Oil demand never grows linearly with GDP. Rather, the bulk of oil demand growth occurs in the two decades during which societies typically acquire motor vehicles, after which per capita oil demand flattens. For example, per capita oil consumption in the United States is today lower than it was in 1979, even though per capita income has increased substantially since.
Demand levels attained in emerging economies are relatively comparable regionally. For example, per capita consumption in both Korea and Japan peaked at 1.9 U.S. gallons per day. Korean levels are unchanged; Japanese consumption has declined to 1.4 U.S. gal per person in the last decade. (For purposes of comparison, US consumption will be about 2.5 gal / day per capita in 2010, down from 2.9 gal in 2005.)
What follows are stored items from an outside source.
int end_call(blmm_ctx* ctx, const Pipe& P, blmm_status* st, Timer* tm) {
  if (P.big && ctx->hflag && P.stat) {
    hipLaunchKernelGGL(k_sticky, dim3(1), dim3(1), 0, ctx->stream, P.stat, const_cast<int64_t*>(ctx->hflag));
    hipError_t e = hipGetLastError();
    if (e != hipSuccess) return fail(ctx, BLMM_ERR_HIP, std::string("k_sticky: ") + hipGetErrorString(e));
  }
  return finish_status(ctx, st, tm);
}

struct EigPre { double* Ks; double* V; double* lraw; int64_t* stat; };

struct NullCov { const double* d; int64_t ncov; int add_int; int64_t c; };
NullCov null_cov(const blmm_opts* o, const double* dCovar, int64_t ncov) {
  if (ncov == 0 || !dCovar) return {nullptr, 0, 1, 1};
  const int add_int = o->add_intercept ? 1 : 0;
  return {dCovar, ncov, add_int, ncov + add_int};
}

int prepare_eigen(blmm_ctx* ctx, const blmm_opts* o, int64_t n, const double* dCovar, int64_t ncov, const double* dK,
                  const double* dweights, int centered, Pipe& P, Timer& tm, const EigPre* pre = nullptr) {
  ctx->prep_valid = false;
  if (n < 1 || ncov < 0) return fail(ctx, BLMM_ERR_DIM, "Dimension mismatch.");
  if (n > 2048) return fail(ctx, BLMM_ERR_UNSUPPORTED, "more than 2048 individuals: the device eigensolver (tridiagonalisation + divide and conquer) stops at n = 2048");
  const NullCov nc = null_cov(o, dCovar, ncov);
  const int c = (int)nc.c;
  if (c < 1 || c > CMAX) return fail(ctx, BLMM_ERR_UNSUPPORTED, BLMM_C_ERR);
  if (c >= n) return fail(ctx, BLMM_ERR_DIM, "Dimension mismatch.");
  P.n = (int)n; P.c = c; P.npad = (int)round_up(n, 8); P.ldr = (int)round_up(P.npad, 16);
  int rc;
  if ((rc = ensure(ctx, ctx->U, sizeof(double) * n * n))) return rc;
  if ((rc = ensure(ctx, ctx->lam, sizeof(double) * n))) return rc;
  if ((rc = ensure(ctx, ctx->Zs, sizeof(double) * n * c))) return rc;
  if ((rc = ensure(ctx, ctx->Z0, sizeof(double) * n * c))) return rc;
  if ((rc = ensure(ctx, ctx->Rp, sizeof(double) * (size_t)P.npad * P.ldr))) return rc;
  P.Z0 = ptr<double>(ctx->Z0); P.lam = ptr<double>(ctx->lam);
  if (pre) {
    P.stat = pre->stat;
    ctx->audit_ran = false;
    ctx->brent_cnt_used = false;
    P.big = n > jacobi_lds_max_n();
    bool post_done = false;
    tm.mark();
    if ((rc = launch_jacobi_post(ctx, pre->Ks, pre->V, (int)n, pre->lraw, P.stat, ptr<double>(ctx->Zs), dweights, c, P.npad, P.ldr,
                                 o->decomp_scheme, centered, P.lam, ptr<double>(ctx->U), P.Z0, ptr<double>(ctx->Rp), &post_done))) return rc;
    if (!post_done && (rc = launch_post_eigen(ctx, pre->lraw, pre->V, ptr<double>(ctx->Zs), dweights, (int)n, c, P.npad, P.ldr,
                                              o->decomp_scheme, centered, P.lam, ptr<double>(ctx->U), P.Z0, ptr<double>(ctx->Rp), P.stat))) return rc;
    tm.mark();
    return BLMM_OK;
  }
  if ((rc = ensure(ctx, ctx->Ks, sizeof(double) * n * n))) return rc;
  if ((rc = ensure(ctx, ctx->V, sizeof(double) * (n * n + 4 * n + 16)))) return rc;
  if ((rc = ensure(ctx, ctx->lraw, sizeof(double) * n))) return rc;
  if ((rc = reset_stat(ctx, &P.stat))) return rc;
  tm.mark();
  if ((rc = launch_design(ctx, dK, nc.d, (int)nc.ncov, nc.add_int, dweights, (int)n, ptr<double>(ctx->Ks), ptr<double>(ctx->Zs)))) return rc;
  const double* evec = ptr<double>(ctx->V);
  const char* eig_env = dev_env("BLMM_EIGEN");
  if (!eig_env && ctx->tune.eigen_solver == 1) eig_env = "jacobi";
  if (!eig_env && ctx->tune.eigen_solver == 2) eig_env = "dc";
  const bool big = n > jacobi_lds_max_n();
  P.big = big;
  bool done = false, post_done = false;
  const bool want_dc = eig_env ? std::strcmp(eig_env, "dc") == 0 : big;
  if (!done && want_dc && n >= 3) {
    rc = launch_eig_dc(ctx, ptr<double>(ctx->Ks), (int)n, ptr<double>(ctx->lraw), ptr<double>(ctx->V), P.stat);
    if (rc == BLMM_OK) { done = true; P.big = true; }
    else if (rc != BLMM_ERR_UNSUPPORTED) return rc;
  }
  if (!done) {
    const bool want_fast = !(eig_env && std::strcmp(eig_env, "jacobi") == 0) && n >= 3 && n <= eig_fast_max_n();
    if (want_fast) {
      rc = launch_eig_fast(ctx, ptr<double>(ctx->Ks), (int)n, ptr<double>(ctx->lraw), ptr<double>(ctx->V), P.stat);
      if (rc != BLMM_OK && rc != BLMM_ERR_UNSUPPORTED) return rc;
    }
    if ((rc = launch_jacobi_post(ctx, ptr<double>(ctx->Ks), ptr<double>(ctx->V), (int)n, ptr<double>(ctx->lraw), P.stat, ptr<double>(ctx->Zs),
                                 dweights, c, P.npad, P.ldr, o->decomp_scheme, centered, P.lam, ptr<double>(ctx->U), P.Z0, ptr<double>(ctx->Rp),
                                 &post_done))) return rc;
  }
  if (!post_done && (rc = launch_post_eigen(ctx, ptr<double>(ctx->lraw), evec, ptr<double>(ctx->Zs), dweights, (int)n, c,
                              P.npad, P.ldr, o->decomp_scheme, centered, P.lam, ptr<double>(ctx->U), P.Z0,
                              ptr<double>(ctx->Rp), P.stat))) return rc;
  tm.mark();
  return BLMM_OK;
}
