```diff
+        int32_t v = 0;
+        for (int w = 0; w < CHECK_REF_THREADS / 64; ++w) v += red[w][threadIdx.x];
+        c[(int64_t)threadIdx.x * d + k] = v;
+    }
 }
 
 template <int T>
@@ -209,9 +229,9 @@
 void square_check_front(hipStream_t s, const SquareCheck& q, const LT* Lp) {
     const int n = (int)q.n, d = (int)q.d, nb = (int)((q.n + CHECK_TILE - 1) / CHECK_TILE);
     const uint64_t k0 = q.key[0], k1 = q.G > 1 ? q.key[1] : 0;
-    const dim3 gr((unsigned)d, (unsigned)q.G), gp((unsigned)nb, (unsigned)nb);
-    if (q.T == 2) square_check_ref_kernel<2, LT><<<gr, 256, 0, s>>>(n, d, Lp, q.first_idx, k0, k1, q.c);
-    else square_check_ref_kernel<4, LT><<<gr, 256, 0, s>>>(n, d, Lp, q.first_idx, k0, k1, q.c);
+    const dim3 gp((unsigned)nb, (unsigned)nb);
+    if (q.T == 2) square_check_ref_kernel<2, LT><<<(unsigned)d, CHECK_REF_THREADS, 0, s>>>(n, d, q.G, Lp, q.first_idx, k0, k1, q.c);
+    else square_check_ref_kernel<4, LT><<<(unsigned)d, CHECK_REF_THREADS, 0, s>>>(n, d, q.G, Lp, q.first_idx, k0, k1, q.c);
 #define SDPSR_CHECK_PASS_CASE(GG, TT)                                                                                                          \
     if (q.G == GG && q.T == TT) {                                                                                                              \
         if (q.Lfull) square_check_pass_kernel<GG, TT, true, LT><<<gp, 256, 0, s>>>(n, d, Lp, k0, k1, q.c, q.Lfull, q.part_x, q.part_c);        \
diff --git a/sdpsymmetryreduction.jl_amd/csrc/prof/prof.cpp b/sdpsymmetryreduction.jl_amd/csrc/prof/prof.cpp
--- a/sdpsymmetryreduction.jl_amd/csrc/prof/prof.cpp
+++ b/sdpsymmetryreduction.jl_amd/csrc/prof/prof.cpp
@@ -657,6 +657,13 @@
     return SDPSR_OK;
 }
 
+struct ExactLabels {
+    uint32_t* p = nullptr;
+    ~ExactLabels() {
+        if (p) hipFree(p);
+    }
+};
+
 extern "C" int sdpsr_profile_class_sums2(sdpsr_ctx* c, int64_t n, int64_t d, uint32_t first, int plain, const uint32_t* L_host, const double* X_host,
                                          double* Y_inout, int64_t guard, int32_t* report) {
     CHECK_CTX(c);
@@ -667,10 +674,12 @@
     if (plain && !mk_labels_ok(L_host, (size_t)n * n, d)) return ctx_fail(c, SDPSR_BAD_ARGUMENT, "class_sums2: a label exceeds d");
     hipStream_t s = c->stream;
     const size_t yn = (size_t)(2 * n * d + guard);
-    uint32_t* Lb = (uint32_t*)ctx_buf(c, "prof_l", (size_t)n * n * 4);
+    ExactLabels labels;
+    if (hipMalloc((void**)&labels.p, (size_t)n * n * 4) != hipSuccess) return ctx_fail(c, SDPSR_OUT_OF_MEMORY, "class_sums2: labels");
+    uint32_t* Lb = labels.p;
     double* X = (double*)ctx_buf(c, "prof_mk_a", (size_t)2 * n * 8);
     double* Y = (double*)ctx_buf(c, "prof_mk_c", yn * 8);
-    if (!Lb || !X || !Y) return SDPSR_OUT_OF_MEMORY;
+    if (!X || !Y) return SDPSR_OUT_OF_MEMORY;
     HIP_TRY(c, hipMemcpyAsync(Lb, L_host, (size_t)n * n * 4, hipMemcpyHostToDevice, s));
     HIP_TRY(c, hipMemcpyAsync(X, X_host, (size_t)2 * n * 8, hipMemcpyHostToDevice, s));
     HIP_TRY(c, hipMemcpyAsync(Y, Y_inout, yn * 8, hipMemcpyHostToDevice, s));
@@ -697,10 +706,12 @@
     if (!table && !basis_image_two_stage_fits(n, d, 1)) return ctx_fail(c, SDPSR_BAD_ARGUMENT, "class_sums: the fallback does not take this shape");
     hipStream_t s = c->stream;
     const size_t on = (size_t)(ldo * d + guard);
-    uint32_t* Lb = (uint32_t*)ctx_buf(c, "prof_l", (size_t)n * n * 4);
+    ExactLabels labels;
+    if (hipMalloc((void**)&labels.p, (size_t)n * n * 4) != hipSuccess) return ctx_fail(c, SDPSR_OUT_OF_MEMORY, "class_sums: labels");
+    uint32_t* Lb = labels.p;
     double* x = (double*)ctx_buf(c, "prof_mk_a", (size_t)n * 8);
     double* out = (double*)ctx_buf(c, "prof_mk_c", on * 8);
-    if (!Lb || !x || !out) return SDPSR_OUT_OF_MEMORY;
+    if (!x || !out) return SDPSR_OUT_OF_MEMORY;
     HIP_TRY(c, hipMemcpyAsync(Lb, L_host, (size_t)n * n * 4, hipMemcpyHostToDevice, s));
     HIP_TRY(c, hipMemcpyAsync(x, x_host, (size_t)n * 8, hipMemcpyHostToDevice, s));
     HIP_TRY(c, hipMemcpyAsync(out, out_inout, on * 8, hipMemcpyHostToDevice, s));
```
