# ... 681 lines not shown

    @staticmethod
    def forward(ctx, x, weight, gamma, beta, bn, training, stride, dtype):
        require_gpu(x, 'ConvBlock')
        keep, x_ptr, x_pad = to_halo(x, dtype, weight.shape[2] // 2)
        need = _GRAD_ON[0] and any(ctx.needs_input_grad)
        z, s = conv_block_fwd(x, x_ptr, x_pad, weight, gamma, beta, bn, training, stride, dtype, need_ctx=need, may_defer=True)
        if s is not None:
            s.keep = keep
        ctx.s = s
        ctx.x_like = x
        return z

    @staticmethod
    def backward(ctx, dz):
        s = ctx.s
        if s is None:
            raise _released('ConvBlock')
        keep, dz_ptr = to_dense(dz, s.dtype)
        dx, dw, dg, db = conv_block_bwd(s, dz_ptr, ctx.needs_input_grad[0], needs=ctx.needs_input_grad[1:4])
        x_like, ctx.s, ctx.x_like = ctx.x_like, None, None
        return (_grad_like(dx, x_like) if dx is not None else None), dw, dg, db, None, None, None, None


def _stem_wgrad_mfma(img4, dy, B, Cin, H, W, Cout):
    lib, dev = _lib.load(), dy.device
    raw = torch.empty((Cout, 4, 4, 3), dtype=torch.float32, device=dev)
    wsb = lib.fva_stem_wgrad_mfma_workspace()
    ws = torch.empty(wsb, dtype=torch.uint8, device=dev)
    _lib.call('fva_stem_wgrad_mfma', _p(img4), _p(dy), _p(raw), _p(ws), wsb, B, H, W, _stream())
    return raw[:, :3, :Cin, :].permute(0, 2, 3, 1).contiguous()


def _stem_wgrad_direct(code, img, dy, wshape, B, Cin, H, W, Cout):
    lib, dev = _lib.load(), dy.device
    dw = torch.empty(wshape, dtype=torch.float32, device=dev)
    wsb = lib.fva_stem_wgrad_workspace(B, Cin, H, W, Cout)
    ws = torch.empty(wsb, dtype=torch.uint8, device=dev)
    _lib.call('fva_stem_wgrad', code, _p(img), _p(dy), _p(dw), 0, _p(ws), wsb, B, Cin, H, W, Cout, _stream())
    return dw


class StemFn(torch.autograd.Function):

    @staticmethod
    def forward(ctx, images, weight, gamma, beta, bn, training, dtype):
        require_gpu(images, 'stem')
        flush_pending_apply()
        img = images.detach()
        if img.dtype != torch.float32 or not img.is_contiguous():
            img = img.float().contiguous()
        B, Cin, H, W = img.shape
        Cout = weight.shape[0]
        lib = _lib.load()
        dev, code = img.device, _code(dtype)
        M = B * H * W
        scale = torch.empty(Cout, dtype=torch.float32, device=dev)
        shift = torch.empty_like(scale)
        mean = rstd = None
        wsb = lib.fva_stem_fwd_workspace(code, B, H, W)
        ws = torch.empty(wsb, dtype=torch.uint8, device=dev) if wsb else None
        frozen = not training and _GRAD_ON[0] and any(ctx.needs_input_grad)
        ctx.bn = bn if frozen else None
        if ws is not None and os.environ.get('FVA_STEM_FUSED', '1') != '0' and not frozen:
            _lib.call('fva_stem_pack', _p(img), _p(ws), wsb, B, Cin, H, W, _stream())
            if training:
# ... 25 lines not shown
        zbuf, z = halo_alloc(B, Cout, H, W, dtype, dev, 1)
        _lib.call('fva_bn_silu_apply', code, _p(y), _p(scale), _p(shift), C.c_void_p(0), 0, _p(zbuf), 1, B, H, W, Cout, _stream())
        ctx.saved = (img, y, scale, shift, mean, rstd, gamma, dtype, training, tuple(weight.shape))
        ctx.img4 = ws
        return z

    @staticmethod
    def backward(ctx, dz):
        if ctx.saved is None:
            raise _released('stem')
        img, y, scale, shift, mean, rstd, gamma, dtype, training, wshape = ctx.saved
        img4, w_saved = ctx.img4, getattr(ctx, 'weight', None)
        bn, ctx.bn = getattr(ctx, 'bn', None), None
        ctx.saved = ctx.img4 = ctx.weight = None
        if ctx.needs_input_grad[0]:
            raise RuntimeError('fastvision_amd: the stem does not produce a gradient for the input images')
        lib = _lib.load()
        B, Cin, H, W = img.shape
        Cout, code, dev = wshape[0], _code(dtype), img.device
        M = B * H * W
        keep, dz_ptr = to_dense(dz, dtype)
        if y is None and not training:
            raise RuntimeError('fastvision_amd: the stem ran its fused inference path (gradients were off in forward): nothing was saved for backward')
        if y is None:
            w = w_saved
            nb = lib.fva_stem_fused_blocks(B, H, W)
            part = torch.empty((lib.fva_bn_partial_rows(nb), 2, Cout), dtype=torch.float32, device=dev)
            _lib.call('fva_stem_fused', 2, _p(img4), _p(w), C.c_void_p(dz_ptr), _p(scale), _p(shift), _p(mean), _p(rstd), None, None,
                      _p(part), B, Cin, H, W, _stream())
            dgamma = torch.empty(Cout, dtype=torch.float32, device=dev)
            dbeta = torch.empty_like(dgamma)
            coef = torch.empty((3, Cout), dtype=torch.float32, device=dev)
            _lib.call('fva_bn_bwd_finalize', _p(part), nb, part.shape[0], M, Cout, _p(gamma), _p(rstd), _p(dgamma), _p(dbeta), 0, _p(coef), _stream())
            dy = torch.empty((B, H + 2, W + 2, Cout), dtype=dtype, device=dev)
            _lib.call('fva_stem_fused', 3, _p(img4), _p(w), C.c_void_p(dz_ptr), _p(scale), _p(shift), _p(mean), _p(rstd), _p(coef),
                      _p(dy), None, B, Cin, H, W, _stream())
            return None, _stem_wgrad_mfma(img4, dy, B, Cin, H, W, Cout), dgamma, dbeta, None, None, None
        mfma = img4 is not None and os.environ.get('FVA_STEM_WGRAD_MFMA', '1') != '0'
        if not training:
            need_w, need_g, need_b = ctx.needs_input_grad[1:4]
            dy = torch.empty((B, H + 2, W + 2, Cout) if mfma else (M, Cout), dtype=dtype, device=dev)
            dgamma, dbeta, _ = frozen_bn_bwd('silu', code, dz_ptr, y, scale, shift, bn, None, dy, 1 if mfma else 0, B, H, W, Cout, need_g, need_b)
            dw = None
            if need_w:
                dw = _stem_wgrad_mfma(img4, dy, B, Cin, H, W, Cout) if mfma else _stem_wgrad_direct(code, img, dy, wshape, B, Cin, H, W, Cout)
            return None, dw, dgamma, dbeta, None, None, None
        nb = lib.fva_bn_bwd_blocks(code, M, Cout)
        part = torch.empty((lib.fva_bn_partial_rows(nb), 2, Cout), dtype=torch.float32, device=dev)
        _lib.call('fva_bn_silu_bwd_reduce', code, C.c_void_p(dz_ptr), _p(y), _p(scale), _p(shift), _p(mean), _p(rstd), _p(part),
                  nb, M, Cout, _stream())
        dgamma = torch.empty(Cout, dtype=torch.float32, device=dev)
        dbeta = torch.empty_like(dgamma)
        coef = torch.empty((3, Cout), dtype=torch.float32, device=dev)
        _lib.call('fva_bn_bwd_finalize', _p(part), nb, part.shape[0], M, Cout, _p(gamma), _p(rstd), _p(dgamma), _p(dbeta), 0, _p(coef), _stream())
        if mfma:
            dy = torch.empty((B, H + 2, W + 2, Cout), dtype=dtype, device=dev)
            _lib.call('fva_bn_silu_bwd_apply', code, C.c_void_p(dz_ptr), _p(y), _p(scale), _p(shift), _p(mean), _p(rstd), _p(coef),
                      _p(dy), 1, B, H, W, Cout, _stream())
            return None, _stem_wgrad_mfma(img4, dy, B, Cin, H, W, Cout), dgamma, dbeta, None, None, None
        dy = torch.empty((M, Cout), dtype=dtype, device=dev)
        _lib.call('fva_bn_silu_bwd_apply', code, C.c_void_p(dz_ptr), _p(y), _p(scale), _p(shift), _p(mean), _p(rstd), _p(coef),
                  _p(dy), 0, B, H, W, Cout, _stream())
        return None, _stem_wgrad_direct(code, img, dy, wshape, B, Cin, H, W, Cout), dgamma, dbeta, None, None, None
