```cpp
#ifdef SCG_STAMPS_LITE
extern "C" int scg_diag_stamps(scg_ctx *c, unsigned long long *host_out , int32_t reset) {
    if (!c || !c->d_stamps) return SCG_ERR_STATE;
    if (host_out && hipMemcpy(host_out, c->d_stamps, (size_t)c->nblk * STAMP_SLOTS * sizeof(unsigned long long), hipMemcpyDeviceToHost) != hipSuccess) return SCG_ERR_HIP;
    if (reset) (void)hipMemset(c->d_stamps, 0, (size_t)c->nblk * STAMP_SLOTS * sizeof(unsigned long long));
    return SCG_OK;
}
#endif

#ifdef SCG_REDUCE_STAMPS
extern "C" int scg_diag_reduce_stamps(scg_ctx *c, unsigned long long *host_out, int32_t reset) {
    if (!c || !c->d_stamps) return -1;
    if (host_out && hipMemcpy(host_out, c->d_stamps, reduce_stamp_bytes(c), hipMemcpyDeviceToHost) != hipSuccess) return -1;
    if (reset) (void)hipMemset(c->d_stamps, 0, reduce_stamp_bytes(c));
    return (int)(reduce_stamp_bytes(c) / (RED_STAMP_SLOTS * sizeof(unsigned long long)));
}
#endif

int scg_set_option_parents(scg_ctx *c, const int32_t *parents) {
    if (!c || !parents) return fail(c, SCG_ERR_INVALID, "scg_set_option_parents: null argument");
    uint32_t packed = 0;
    for (int k = 1; k <= c->cfg.n_options; ++k) {
        if (parents[k] < 0 || parents[k] > c->cfg.n_options || parents[k] == k)
            return fail(c, SCG_ERR_INVALID, "scg_set_option_parents: parent must be 0 (goal) or another option");
        packed |= (uint32_t)parents[k] << (3 * k);
    }
    for (int k = 1; k <= c->cfg.n_options; ++k) {
        int p = k, hops = 0;
        while (p != 0 && hops <= SCG_MAX_OPTIONS) { p = parents[p]; ++hops; }
        if (p != 0) return fail(c, SCG_ERR_INVALID, "scg_set_option_parents: the option graph has a cycle");
    }
    c->parents = packed;
    return SCG_OK;
// ... 399 lines not shown
```

### skill-chaining-with-graphs_amd/csrc/scg_reduce_kernel.hpp

```cpp
#pragma once

struct ReduceArgs {
    const float *slabs;
    const int32_t *cnts;
    float *G;
    int32_t *n_k;
    float *nk_f;
    float *W;
    const float *scale;
    int32_t nblk, n_vf;
    float alpha;
    uint32_t apply;
    int32_t nk_floor;
    const int32_t *option_id;
    int32_t *hist, *hist_zero, *perm;
    int32_t n, nrow;
    const float4 *outrec;
    const float4 *qalt;
    int32_t *invperm;
    float *x, *y, *vx, *vy, *reward;
    int32_t *option_id_out, *opt_steps, *ep_steps;
    uint8_t *action, *done;
    float *qcache;
    int32_t sort;
    const int32_t *fail_flag;
    const uint8_t *c_events, *c_prev;
    const int32_t *c_evlen, *c_count;
    int32_t *c_rows;
    uint32_t c_bits;
    int32_t c_L, c_ring_len;
#ifdef SCG_REDUCE_STAMPS
    unsigned long long *stamps;
#endif
};

constexpr int SEG = 16;
constexpr int RED_WAVES = 16;
constexpr int RED_THREADS = 64 * RED_WAVES;
constexpr int RED_SPW = 2;
constexpr int RED_COLS = NACT * NF / 4;
constexpr int RED_NCOL = (RED_COLS + 63) / 64;
constexpr int RED_STAMP_SLOTS = 8;

__device__ __forceinline__ void commit_and_place_row(const ReduceArgs &R, int row, int wv, int lane, int (*s_x)[40]) {
    int zoff = 0;
    asm volatile("" : "+v"(zoff));
    const int step_failed = R.fail_flag[zoff];
    const bool act = wv < 4 && row < R.nrow;
    const int e = row * 256 + wv * 64 + lane;
    const bool ok = act && e < R.n;
    const int pos_old = ok ? R.invperm[e] : 0;
    int tot[NKEY], pre[NKEY];
#pragma unroll
    for (int k = 0; k < NKEY; ++k) { tot[k] = 0; pre[k] = 0; }
    if (act && R.sort) {
        for (int r = wv * 64 + lane; r < R.nrow; r += 256) {
#pragma unroll
            for (int k = 0; k < NKEY; ++k) {
                const int h = R.hist[r * HSTRIDE + k];
                tot[k] += h;
                if (r < row) pre[k] += h;
            }
        }
    }
    float4 ra = make_float4(0.0f, 0.0f, 0.0f, 0.0f), rb = ra, rq = ra;
    float q4 = 0.0f;
    if (ok) {
        const float4 *r = R.outrec + (size_t)pos_old * OREC;
        const float4 r3 = r[3];
        ra = r[0]; rb = r[1]; rq = r[2]; q4 = r3.x;
        if (__float_as_uint(r3.y) == OREC_DECLINED) {
            rq = R.qalt[(size_t)pos_old * 2]; q4 = R.qalt[(size_t)pos_old * 2 + 1].x;
            rb.y = __uint_as_float(__float_as_uint(rb.y) | 0x01000000u);
        }
    }
    int key = -1;
    uint64_t km[NKEY];
    if (act) {
        if (R.sort) {
#pragma unroll
            for (int k = 0; k < NKEY; ++k) {
#pragma unroll
                for (int m = 1; m < 64; m <<= 1) { tot[k] += __shfl_xor(tot[k], m, 64); pre[k] += __shfl_xor(pre[k], m, 64); }
            }
        }
        const unsigned bits = __float_as_uint(rb.y);
        if (ok && !step_failed) {
            const int on = (int)((bits >> 16) & 255u);
            const bool declined = (bits >> 24) & 1u;
            const int oid = declined ? -on : (on ? on : -(int)((bits >> 28) & 7u));
            key = sort_key(oid, R.n_vf);
            R.x[e] = ra.x; R.y[e] = ra.y; R.vx[e] = ra.z; R.vy[e] = ra.w;
            R.reward[e] = rb.x; R.action[e] = (uint8_t)(bits & 255u); R.done[e] = (uint8_t)((bits >> 8) & 255u);
            R.option_id_out[e] = oid; R.opt_steps[e] = __float_as_int(rb.z); R.ep_steps[e] = __float_as_int(rb.w);
            if (R.qcache) {
                const size_t n = (size_t)R.n;
                R.qcache[e] = rq.x; R.qcache[n + e] = rq.y; R.qcache[2 * n + e] = rq.z;
                R.qcache[3 * n + e] = rq.w; R.qcache[4 * n + e] = q4;
            }
        }
        if (R.sort) {
#pragma unroll
            for (int k = 0; k < NKEY; ++k) km[k] = __ballot(key == k);
            if (lane < 3 * NKEY) {
                int v = 0;
#pragma unroll
                for (int k = 0; k < NKEY; ++k) {
                    if (lane == k) v = tot[k];
                    if (lane == NKEY + k) v = pre[k];
                    if (lane == 2 * NKEY + k) v = __popcll(km[k]);
                }
                s_x[wv][lane] = v;
            }
        }
    }
    if (R.c_rows && act) {
        bool in;
        int v = collect_v(e, R.n, R.c_events, R.c_prev, R.c_bits, R.c_evlen, R.c_ring_len, R.c_L, in);
#pragma unroll
        for (int m = 1; m < 64; m <<= 1) v += __shfl_xor(v, m, 64);
        if (lane == 0) s_x[wv][3 * NKEY] = v;
    }
    if (!R.sort && !R.c_rows) return;
    __syncthreads();
    if (R.c_rows && wv == 0 && lane == 0 && row < R.nrow) {
        R.c_rows[row] = s_x[0][3 * NKEY] + s_x[1][3 * NKEY] + s_x[2][3 * NKEY] + s_x[3][3 * NKEY];
        if (row == 0) R.c_rows[R.nrow] = *R.c_count;
    }
    if (!R.sort || !act) return;
    int off[NKEY];
#pragma unroll
    for (int k = 0; k < NKEY; ++k) {
        tot[k] = s_x[0][k] + s_x[1][k] + s_x[2][k] + s_x[3][k];
        off[k] = s_x[0][NKEY + k] + s_x[1][NKEY + k] + s_x[2][NKEY + k] + s_x[3][NKEY + k];
#pragma unroll
        for (int w = 0; w < 3; ++w) off[k] += w < wv ? s_x[w][2 * NKEY + k] : 0;
    }
    OrderLayout L;
    order_layout(tot, R.n, L);
    int rk = -1, st = 0;
#pragma unroll
    for (int k = 0; k < NKEY; ++k)
        if (key == k) { rk = off[k] + __popcll(km[k] & ((1ull << lane) - 1ull)); st = L.start[k]; }
    if (rk >= 0 && !step_failed) {
        const int pos = key == 0 ? order_pos0(L, rk) : order_posk(L, st, rk);
        R.perm[pos] = e; R.invperm[e] = pos;
    }
    if (wv == 0 && lane < HSTRIDE) R.hist_zero[row * HSTRIDE + lane] = 0;
}
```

Both Japan and Korea are effectively islands (Korea due to its closed northern border), and both are densely populated, mountainous Asian countries. In fact, South Korea’s population density is three times that of China. As a result, Japan and Korea’s per capita oil consumption is comparatively low next to that of countries with large land masses like the United States, Canada and Australia. China has a land mass equal to that of the United States. On the flip side, China has a one-child policy, which may reduce the need for suburban housing.
In any event, without delving deeper, we might expect China’s steady state demand for oil could prove not less than that of more advanced Asian nations. Based on the experience of Korea and Japan, China’s current population would be expected to consume approximately 55 million barrels per day at steady state (when per capita consumption plateaus), or nearly 2/3 of current global oil production, were the supply available.
This increase in demand can arise quite quickly. Japan’s oil demand increased six fold in the twelve years prior to leveling out. Demand can also develop more slowly. In the case of Korea, a six-fold increase in consumption required twenty years, with much of the delay owing to OPEC pricing strategy following the second oil shock of 1979. Korea’s model of development is potentially relevant for China, as China faces an oil price environment not entirely different from Korea’s after 1979. Importantly, high oil prices from 1979 to 1985 did not destroy Korea’s demand for oil. It only deferred it. Thus, we might expect that, were oil prices to fall substantially and durably, China’s demand for oil could surge fairly quickly. Indeed, were the oil supply available, China’s consumption could increase by more than 40 million barrels per day by 2022.
China’s Oil Demand Under Three Scenarios.
Source: EIA, EIA IEO 2010, Douglas-Westwood analysis.
In contrast, the EIA sees China’s oil consumption at only 10 mbpd for 2015, a growth rate of approximately 2.7% from current levels, and at only 16 mbpd by 2030. Is this consistent with a country whose vehicle sales are up 56% in the first five months of the year? Where sales of Audi’s are up 77%, and those of BMW have doubled compared to the first five months of last year?
Is China truly going to be satisfied, as the EIA would have it, with less than 1/5th of the per capita oil consumption of Korea in 2030, even though they should be similar by that time?
The differences in views about China’s oil demand outlook have enormous policy implications. If the EIA is right, and China will forget how to grow, then pressures on the oil supply will be modest. On the other hand, if China is to develop like other countries in Asia, the pressure on the oil supply will be crushing, with oil shocks, recessions, and war all conceivable outcomes.
The energy–as well as the economic and security–policy differences between the two scenarios are like night and day.